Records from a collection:
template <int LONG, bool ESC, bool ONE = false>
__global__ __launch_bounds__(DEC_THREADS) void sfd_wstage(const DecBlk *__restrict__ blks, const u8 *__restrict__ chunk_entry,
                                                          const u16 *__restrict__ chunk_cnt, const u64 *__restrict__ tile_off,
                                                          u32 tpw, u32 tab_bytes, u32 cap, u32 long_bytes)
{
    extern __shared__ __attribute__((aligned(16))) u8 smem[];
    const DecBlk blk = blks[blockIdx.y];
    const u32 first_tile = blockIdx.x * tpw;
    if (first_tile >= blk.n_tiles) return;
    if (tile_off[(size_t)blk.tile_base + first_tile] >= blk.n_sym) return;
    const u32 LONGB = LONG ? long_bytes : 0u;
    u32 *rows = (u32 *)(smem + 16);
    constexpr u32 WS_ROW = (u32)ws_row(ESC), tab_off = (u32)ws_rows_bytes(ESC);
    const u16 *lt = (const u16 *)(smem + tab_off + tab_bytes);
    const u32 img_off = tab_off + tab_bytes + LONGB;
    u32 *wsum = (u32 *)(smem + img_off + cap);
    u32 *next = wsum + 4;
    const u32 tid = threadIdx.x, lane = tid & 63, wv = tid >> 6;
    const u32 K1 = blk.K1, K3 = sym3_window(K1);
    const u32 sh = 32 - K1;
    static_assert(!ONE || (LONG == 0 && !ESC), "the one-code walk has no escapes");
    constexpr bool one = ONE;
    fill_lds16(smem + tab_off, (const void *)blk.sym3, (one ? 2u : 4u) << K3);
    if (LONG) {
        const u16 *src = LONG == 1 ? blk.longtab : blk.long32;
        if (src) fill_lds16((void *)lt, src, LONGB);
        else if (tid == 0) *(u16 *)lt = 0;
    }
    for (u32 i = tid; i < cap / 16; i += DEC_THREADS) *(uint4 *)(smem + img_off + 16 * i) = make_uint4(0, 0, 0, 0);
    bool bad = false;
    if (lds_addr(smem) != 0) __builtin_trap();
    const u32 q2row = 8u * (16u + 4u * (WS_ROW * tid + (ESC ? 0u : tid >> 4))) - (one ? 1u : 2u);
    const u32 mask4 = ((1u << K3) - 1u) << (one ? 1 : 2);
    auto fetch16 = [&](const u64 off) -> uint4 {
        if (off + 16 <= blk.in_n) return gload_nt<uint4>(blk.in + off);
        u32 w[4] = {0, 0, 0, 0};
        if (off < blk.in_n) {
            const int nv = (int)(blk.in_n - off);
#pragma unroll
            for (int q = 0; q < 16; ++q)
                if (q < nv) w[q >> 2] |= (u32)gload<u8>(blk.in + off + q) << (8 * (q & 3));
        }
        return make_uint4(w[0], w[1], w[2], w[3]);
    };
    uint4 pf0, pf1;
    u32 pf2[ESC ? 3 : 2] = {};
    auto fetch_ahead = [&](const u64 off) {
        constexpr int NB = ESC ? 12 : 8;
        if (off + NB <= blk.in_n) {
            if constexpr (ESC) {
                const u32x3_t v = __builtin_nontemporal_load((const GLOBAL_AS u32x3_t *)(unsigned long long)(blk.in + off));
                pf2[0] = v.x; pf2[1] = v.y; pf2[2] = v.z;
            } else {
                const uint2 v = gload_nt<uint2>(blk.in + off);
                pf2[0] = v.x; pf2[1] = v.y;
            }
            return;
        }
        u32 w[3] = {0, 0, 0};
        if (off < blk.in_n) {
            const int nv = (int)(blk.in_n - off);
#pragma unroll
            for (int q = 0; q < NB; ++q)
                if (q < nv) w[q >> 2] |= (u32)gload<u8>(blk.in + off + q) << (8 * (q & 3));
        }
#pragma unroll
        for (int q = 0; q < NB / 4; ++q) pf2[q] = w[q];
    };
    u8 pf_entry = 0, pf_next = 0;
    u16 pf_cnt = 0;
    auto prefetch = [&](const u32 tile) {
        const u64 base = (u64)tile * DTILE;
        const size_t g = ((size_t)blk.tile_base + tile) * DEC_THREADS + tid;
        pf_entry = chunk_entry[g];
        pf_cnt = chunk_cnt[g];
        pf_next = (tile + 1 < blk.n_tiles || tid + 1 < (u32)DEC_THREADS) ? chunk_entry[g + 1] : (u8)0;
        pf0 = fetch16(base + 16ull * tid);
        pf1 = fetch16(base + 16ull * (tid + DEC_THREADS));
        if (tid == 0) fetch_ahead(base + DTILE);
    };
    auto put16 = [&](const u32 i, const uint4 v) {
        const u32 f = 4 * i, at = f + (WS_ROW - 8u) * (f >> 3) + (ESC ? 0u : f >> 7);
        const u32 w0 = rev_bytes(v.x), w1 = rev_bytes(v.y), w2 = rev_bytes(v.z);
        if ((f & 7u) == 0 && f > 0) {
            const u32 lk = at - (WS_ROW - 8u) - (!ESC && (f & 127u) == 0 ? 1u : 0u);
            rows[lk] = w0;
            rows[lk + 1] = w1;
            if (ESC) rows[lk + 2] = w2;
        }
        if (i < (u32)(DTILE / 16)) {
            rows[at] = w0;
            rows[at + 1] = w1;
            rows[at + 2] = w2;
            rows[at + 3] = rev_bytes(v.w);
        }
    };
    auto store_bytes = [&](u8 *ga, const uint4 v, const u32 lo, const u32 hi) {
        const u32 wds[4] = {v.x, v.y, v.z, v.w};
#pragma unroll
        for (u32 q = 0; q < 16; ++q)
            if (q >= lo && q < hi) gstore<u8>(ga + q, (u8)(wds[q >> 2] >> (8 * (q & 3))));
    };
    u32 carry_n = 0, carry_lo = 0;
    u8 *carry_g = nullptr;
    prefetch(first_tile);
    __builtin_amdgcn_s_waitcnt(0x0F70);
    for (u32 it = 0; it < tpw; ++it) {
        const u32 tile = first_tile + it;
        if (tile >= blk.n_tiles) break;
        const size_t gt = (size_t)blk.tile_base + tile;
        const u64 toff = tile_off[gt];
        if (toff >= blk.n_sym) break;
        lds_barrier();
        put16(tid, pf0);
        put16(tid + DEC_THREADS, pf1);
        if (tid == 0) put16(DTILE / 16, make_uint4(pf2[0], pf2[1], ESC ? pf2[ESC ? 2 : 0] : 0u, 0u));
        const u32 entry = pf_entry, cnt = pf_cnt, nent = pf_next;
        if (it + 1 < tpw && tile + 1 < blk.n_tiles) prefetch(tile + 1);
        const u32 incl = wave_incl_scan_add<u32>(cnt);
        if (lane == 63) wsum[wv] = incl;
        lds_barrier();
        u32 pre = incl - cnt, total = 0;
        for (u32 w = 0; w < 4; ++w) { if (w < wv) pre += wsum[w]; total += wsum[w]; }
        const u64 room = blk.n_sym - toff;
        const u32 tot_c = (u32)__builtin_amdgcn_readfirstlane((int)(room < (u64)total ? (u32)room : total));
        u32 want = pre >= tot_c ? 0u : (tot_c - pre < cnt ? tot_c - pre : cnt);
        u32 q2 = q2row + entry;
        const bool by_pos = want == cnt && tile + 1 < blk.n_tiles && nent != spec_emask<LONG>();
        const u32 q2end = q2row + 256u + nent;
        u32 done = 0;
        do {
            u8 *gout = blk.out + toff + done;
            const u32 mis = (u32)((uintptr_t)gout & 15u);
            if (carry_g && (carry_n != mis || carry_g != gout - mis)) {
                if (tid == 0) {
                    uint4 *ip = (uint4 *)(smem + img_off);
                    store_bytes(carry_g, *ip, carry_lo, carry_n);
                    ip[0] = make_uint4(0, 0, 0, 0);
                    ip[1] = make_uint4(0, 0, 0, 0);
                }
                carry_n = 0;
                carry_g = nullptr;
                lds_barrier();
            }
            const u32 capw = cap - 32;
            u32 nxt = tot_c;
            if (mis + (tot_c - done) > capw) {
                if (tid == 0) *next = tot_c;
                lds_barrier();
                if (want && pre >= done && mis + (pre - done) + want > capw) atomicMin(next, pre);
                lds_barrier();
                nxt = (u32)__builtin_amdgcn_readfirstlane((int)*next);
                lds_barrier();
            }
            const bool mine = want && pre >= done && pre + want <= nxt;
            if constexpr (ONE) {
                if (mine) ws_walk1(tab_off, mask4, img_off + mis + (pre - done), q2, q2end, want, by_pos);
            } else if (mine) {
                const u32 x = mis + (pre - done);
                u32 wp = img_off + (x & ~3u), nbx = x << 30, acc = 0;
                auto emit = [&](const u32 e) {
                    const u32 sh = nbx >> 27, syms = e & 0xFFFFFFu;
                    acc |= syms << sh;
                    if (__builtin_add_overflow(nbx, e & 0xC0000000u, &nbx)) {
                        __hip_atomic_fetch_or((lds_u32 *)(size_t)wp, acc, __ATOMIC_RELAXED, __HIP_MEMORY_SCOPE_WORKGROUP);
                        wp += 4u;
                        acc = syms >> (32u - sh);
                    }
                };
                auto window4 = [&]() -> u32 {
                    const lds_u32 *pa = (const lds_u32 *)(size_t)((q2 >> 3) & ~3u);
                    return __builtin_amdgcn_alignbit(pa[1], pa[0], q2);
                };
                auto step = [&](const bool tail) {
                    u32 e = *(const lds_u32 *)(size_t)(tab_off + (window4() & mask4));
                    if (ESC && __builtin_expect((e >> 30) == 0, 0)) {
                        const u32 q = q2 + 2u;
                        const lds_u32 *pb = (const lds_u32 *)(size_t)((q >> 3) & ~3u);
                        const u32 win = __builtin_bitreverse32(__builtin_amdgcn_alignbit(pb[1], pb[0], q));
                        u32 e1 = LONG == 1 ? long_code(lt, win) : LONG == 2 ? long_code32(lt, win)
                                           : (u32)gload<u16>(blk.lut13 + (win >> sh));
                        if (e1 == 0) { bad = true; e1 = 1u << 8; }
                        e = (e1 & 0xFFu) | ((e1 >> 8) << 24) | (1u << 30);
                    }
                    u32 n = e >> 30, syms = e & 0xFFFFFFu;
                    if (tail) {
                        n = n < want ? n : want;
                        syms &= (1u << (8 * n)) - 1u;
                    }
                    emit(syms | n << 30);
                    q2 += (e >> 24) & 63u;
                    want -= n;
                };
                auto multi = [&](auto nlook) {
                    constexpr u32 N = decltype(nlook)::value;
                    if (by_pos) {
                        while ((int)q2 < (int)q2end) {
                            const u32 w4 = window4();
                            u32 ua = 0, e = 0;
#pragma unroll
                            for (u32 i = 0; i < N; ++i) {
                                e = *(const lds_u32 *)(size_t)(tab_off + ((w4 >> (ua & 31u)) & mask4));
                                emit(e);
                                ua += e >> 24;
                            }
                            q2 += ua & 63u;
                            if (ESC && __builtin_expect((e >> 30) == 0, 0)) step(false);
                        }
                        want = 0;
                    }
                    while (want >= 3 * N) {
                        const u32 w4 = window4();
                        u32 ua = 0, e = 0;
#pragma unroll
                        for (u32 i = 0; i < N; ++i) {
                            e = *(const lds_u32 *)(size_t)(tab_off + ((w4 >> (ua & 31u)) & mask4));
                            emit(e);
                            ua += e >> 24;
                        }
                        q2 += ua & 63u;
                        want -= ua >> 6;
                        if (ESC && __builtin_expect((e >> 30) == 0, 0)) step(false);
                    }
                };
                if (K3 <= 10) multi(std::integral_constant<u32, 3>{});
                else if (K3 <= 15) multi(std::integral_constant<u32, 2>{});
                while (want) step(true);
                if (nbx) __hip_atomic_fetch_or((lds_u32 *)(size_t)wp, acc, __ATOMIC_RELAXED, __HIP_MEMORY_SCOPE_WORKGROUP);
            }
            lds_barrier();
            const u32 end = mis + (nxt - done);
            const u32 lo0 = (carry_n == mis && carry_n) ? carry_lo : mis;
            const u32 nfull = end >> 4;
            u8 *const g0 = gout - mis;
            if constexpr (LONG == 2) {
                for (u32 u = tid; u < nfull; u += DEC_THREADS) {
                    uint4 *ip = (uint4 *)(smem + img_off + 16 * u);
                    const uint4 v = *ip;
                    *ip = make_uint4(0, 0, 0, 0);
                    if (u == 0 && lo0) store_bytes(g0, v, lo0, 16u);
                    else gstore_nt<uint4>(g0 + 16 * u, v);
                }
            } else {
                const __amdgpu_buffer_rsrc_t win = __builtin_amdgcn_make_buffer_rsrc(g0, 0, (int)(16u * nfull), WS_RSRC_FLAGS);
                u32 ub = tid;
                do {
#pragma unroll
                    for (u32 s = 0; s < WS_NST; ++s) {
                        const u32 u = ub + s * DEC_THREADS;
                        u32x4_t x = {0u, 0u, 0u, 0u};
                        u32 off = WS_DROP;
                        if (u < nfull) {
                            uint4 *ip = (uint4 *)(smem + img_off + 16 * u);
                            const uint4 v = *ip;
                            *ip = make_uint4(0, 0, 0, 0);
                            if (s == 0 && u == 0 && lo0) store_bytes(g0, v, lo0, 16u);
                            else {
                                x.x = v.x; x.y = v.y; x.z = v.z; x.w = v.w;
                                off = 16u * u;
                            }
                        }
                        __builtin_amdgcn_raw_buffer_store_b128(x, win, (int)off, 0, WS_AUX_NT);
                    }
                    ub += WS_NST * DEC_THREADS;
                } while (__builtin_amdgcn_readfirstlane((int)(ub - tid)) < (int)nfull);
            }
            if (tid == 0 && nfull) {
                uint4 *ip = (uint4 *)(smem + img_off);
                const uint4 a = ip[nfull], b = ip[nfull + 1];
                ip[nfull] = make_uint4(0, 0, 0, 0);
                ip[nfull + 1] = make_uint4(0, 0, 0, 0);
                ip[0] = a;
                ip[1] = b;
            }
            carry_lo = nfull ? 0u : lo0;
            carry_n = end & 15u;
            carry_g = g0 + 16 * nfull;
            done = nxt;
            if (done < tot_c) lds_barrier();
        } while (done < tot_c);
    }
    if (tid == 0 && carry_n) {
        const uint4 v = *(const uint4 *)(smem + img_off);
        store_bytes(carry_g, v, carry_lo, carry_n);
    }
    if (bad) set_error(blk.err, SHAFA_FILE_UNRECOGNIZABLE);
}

* WORK REQUEST: Find the line with "auto emit = [&](const" in the entries above. Retype it and each line after it, exactly, through the line with "const lds_u32 *pa", and stop there.

* WRITTEN ANSWER:
                auto emit = [&](const u32 e) {
                    const u32 sh = nbx >> 27, syms = e & 0xFFFFFFu;
                    acc |= syms << sh;
                    if (__builtin_add_overflow(nbx, e & 0xC0000000u, &nbx)) {
                        __hip_atomic_fetch_or((lds_u32 *)(size_t)wp, acc, __ATOMIC_RELAXED, __HIP_MEMORY_SCOPE_WORKGROUP);
                        wp += 4u;
                        acc = syms >> (32u - sh);
                    }
                };
                auto window4 = [&]() -> u32 {
                    const lds_u32 *pa = (const lds_u32 *)(size_t)((q2 >> 3) & ~3u);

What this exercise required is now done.